-- Task details --
Report the count of lines below that include "relu", without any other text.

-- Provided records --

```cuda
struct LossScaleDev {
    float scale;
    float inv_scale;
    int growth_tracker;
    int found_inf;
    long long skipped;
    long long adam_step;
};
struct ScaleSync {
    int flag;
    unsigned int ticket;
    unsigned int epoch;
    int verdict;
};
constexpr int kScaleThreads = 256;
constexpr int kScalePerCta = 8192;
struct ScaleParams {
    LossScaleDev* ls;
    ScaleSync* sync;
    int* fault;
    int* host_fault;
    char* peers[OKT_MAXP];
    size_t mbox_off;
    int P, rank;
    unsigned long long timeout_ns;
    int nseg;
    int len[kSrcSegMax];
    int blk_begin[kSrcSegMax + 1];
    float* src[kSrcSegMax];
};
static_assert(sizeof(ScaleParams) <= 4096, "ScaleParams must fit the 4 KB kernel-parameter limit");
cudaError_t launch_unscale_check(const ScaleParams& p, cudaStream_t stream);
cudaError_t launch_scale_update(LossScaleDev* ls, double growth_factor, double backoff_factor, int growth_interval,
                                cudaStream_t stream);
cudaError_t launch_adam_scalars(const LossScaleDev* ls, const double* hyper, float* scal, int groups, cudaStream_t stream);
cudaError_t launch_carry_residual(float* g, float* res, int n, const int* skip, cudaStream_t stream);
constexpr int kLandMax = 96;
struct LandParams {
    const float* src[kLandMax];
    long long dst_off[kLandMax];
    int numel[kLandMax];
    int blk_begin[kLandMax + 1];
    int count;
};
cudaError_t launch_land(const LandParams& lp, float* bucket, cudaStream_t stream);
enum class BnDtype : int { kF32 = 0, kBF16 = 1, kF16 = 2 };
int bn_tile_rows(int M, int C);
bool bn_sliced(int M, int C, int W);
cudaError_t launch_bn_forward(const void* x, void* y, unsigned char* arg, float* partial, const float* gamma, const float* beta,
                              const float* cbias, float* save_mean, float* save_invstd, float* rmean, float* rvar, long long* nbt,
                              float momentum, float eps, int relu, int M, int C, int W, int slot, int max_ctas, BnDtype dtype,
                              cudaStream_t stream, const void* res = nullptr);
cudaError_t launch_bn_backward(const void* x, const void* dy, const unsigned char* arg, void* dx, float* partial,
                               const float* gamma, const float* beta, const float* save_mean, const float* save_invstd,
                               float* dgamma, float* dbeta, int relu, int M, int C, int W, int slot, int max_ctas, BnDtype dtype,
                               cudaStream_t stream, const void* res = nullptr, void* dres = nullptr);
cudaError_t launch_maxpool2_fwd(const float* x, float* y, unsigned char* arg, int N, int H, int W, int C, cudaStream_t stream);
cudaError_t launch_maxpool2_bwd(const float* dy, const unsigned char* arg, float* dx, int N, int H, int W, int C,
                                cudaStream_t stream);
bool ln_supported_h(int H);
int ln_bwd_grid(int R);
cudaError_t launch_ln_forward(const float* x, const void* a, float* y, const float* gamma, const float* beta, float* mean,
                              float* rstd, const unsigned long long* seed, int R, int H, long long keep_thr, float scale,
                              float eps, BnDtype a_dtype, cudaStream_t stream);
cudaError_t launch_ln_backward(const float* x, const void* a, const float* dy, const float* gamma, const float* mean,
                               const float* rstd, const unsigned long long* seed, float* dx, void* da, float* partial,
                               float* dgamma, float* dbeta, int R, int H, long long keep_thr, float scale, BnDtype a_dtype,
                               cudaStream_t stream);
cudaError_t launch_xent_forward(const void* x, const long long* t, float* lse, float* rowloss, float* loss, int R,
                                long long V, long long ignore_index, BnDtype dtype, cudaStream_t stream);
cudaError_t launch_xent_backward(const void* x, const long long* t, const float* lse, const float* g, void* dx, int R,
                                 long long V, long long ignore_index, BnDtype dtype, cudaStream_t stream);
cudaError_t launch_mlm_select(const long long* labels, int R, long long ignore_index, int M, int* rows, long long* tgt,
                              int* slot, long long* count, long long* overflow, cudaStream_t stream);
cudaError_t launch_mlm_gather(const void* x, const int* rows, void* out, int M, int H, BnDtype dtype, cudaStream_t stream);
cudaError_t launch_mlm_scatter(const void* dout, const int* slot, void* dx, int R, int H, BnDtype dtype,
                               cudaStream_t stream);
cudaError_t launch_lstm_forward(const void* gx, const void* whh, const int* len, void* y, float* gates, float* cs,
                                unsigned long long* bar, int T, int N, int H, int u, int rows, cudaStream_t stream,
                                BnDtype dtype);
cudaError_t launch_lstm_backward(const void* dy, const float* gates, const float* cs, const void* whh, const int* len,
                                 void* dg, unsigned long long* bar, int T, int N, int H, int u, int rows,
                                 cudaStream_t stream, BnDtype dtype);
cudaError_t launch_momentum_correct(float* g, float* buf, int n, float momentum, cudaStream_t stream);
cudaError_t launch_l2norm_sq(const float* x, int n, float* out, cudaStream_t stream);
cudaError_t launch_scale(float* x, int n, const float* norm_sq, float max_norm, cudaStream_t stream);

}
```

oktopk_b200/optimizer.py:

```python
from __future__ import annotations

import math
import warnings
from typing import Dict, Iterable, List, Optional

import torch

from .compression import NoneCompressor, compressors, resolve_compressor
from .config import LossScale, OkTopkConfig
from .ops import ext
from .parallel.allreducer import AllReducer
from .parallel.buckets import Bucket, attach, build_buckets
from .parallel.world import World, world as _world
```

-- Exercise result --
2